== What is required ==
Copy every line of the data that includes the string "long".

Saved entries
··········

-            const double c = 0.01 * (double)m, sd = sqrt(c > 0.0 ? c : 0.0);
-            const long long ia = (long long)floor(c - 4.0 * sd) - 2, ib = (long long)ceil(c + 4.0 * sd) + 3;
-            need[0] = !(m == 0 || ia <= 0), need[1] = !(m == 0 || ib >= (long long)m - 1);
-            srank[0] = need[0] ? (unsigned)ia : 0u, srank[1] = need[1] ? (unsigned)ib : 0u;
-            spfx[0] = spfx[1] = 0u;
+            const int q = t / (2 * WAVE), k = (t / WAVE) & 1;
+            const unsigned short* h16 = reinterpret_cast<const unsigned short*>(hist[q][k]);
+            unsigned bin;
+            unsigned long long rk;
+            bool mine;
+            if (level == 2) mine = select_bin<L3_BINS, unsigned short>(h16, srank[q][k], &bin, &rk);
+            else mine = select_bin<L1_BINS, unsigned short>(h16, srank[q][k], &bin, &rk);
+            if (mine) {
+                const int bits = level == 0 ? 0 : (level == 1 ? L2_BITS : L3_BITS);
+                spfx[q][k] = level == 0 ? bin : ((spfx[q][k] << bits) | bin);
+                srank[q][k] = (unsigned)rk;
+            }
         }
         __syncthreads();
-        for (int level = 0; level < 3; ++level) {
-            for (int i = t; i < L1_BINS; i += SAMPLE_THREADS) (&hist[0][0])[i] = 0;
-            __syncthreads();
-            for (int i = t; i < SAMPLE_N; i += SAMPLE_THREADS) {
-                const unsigned key = f2key(samp[i]);
-#pragma unroll
-                for (int k = 0; k < 2; ++k) {
-                    unsigned bin;
-                    bool in;
-                    if (level == 0) bin = key >> (32 - L1_BITS), in = true;
-                    else if (level == 1) bin = (key >> L3_BITS) & (L2_BINS - 1), in = (key >> (32 - L1_BITS)) == spfx[k];
-                    else bin = key & (L3_BINS - 1), in = (key >> L3_BITS) == spfx[k];
-                    if (in) atomicAdd(&hist[k][bin >> 1], 1u << (16 * (bin & 1u)));
-                }
-            }
-            __syncthreads();
-            if (t < 2 * WAVE) {
-                const int k = t / WAVE;
-                const unsigned short* h16 = reinterpret_cast<const unsigned short*>(hist[k]);
-                unsigned bin;
-                unsigned long long rk;
-                bool mine;
-                if (level == 2) mine = select_bin<L3_BINS, unsigned short>(h16, srank[k], &bin, &rk);
-                else mine = select_bin<L1_BINS, unsigned short>(h16, srank[k], &bin, &rk);
-                if (mine) {
-                    const int bits = level == 0 ? 0 : (level == 1 ? L2_BITS : L3_BITS);
-                    spfx[k] = level == 0 ? bin : ((spfx[k] << bits) | bin);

··········

== Solved problem ==
-            const long long ia = (long long)floor(c - 4.0 * sd) - 2, ib = (long long)ceil(c + 4.0 * sd) + 3;
-            need[0] = !(m == 0 || ia <= 0), need[1] = !(m == 0 || ib >= (long long)m - 1);
+            unsigned long long rk;
-                unsigned long long rk;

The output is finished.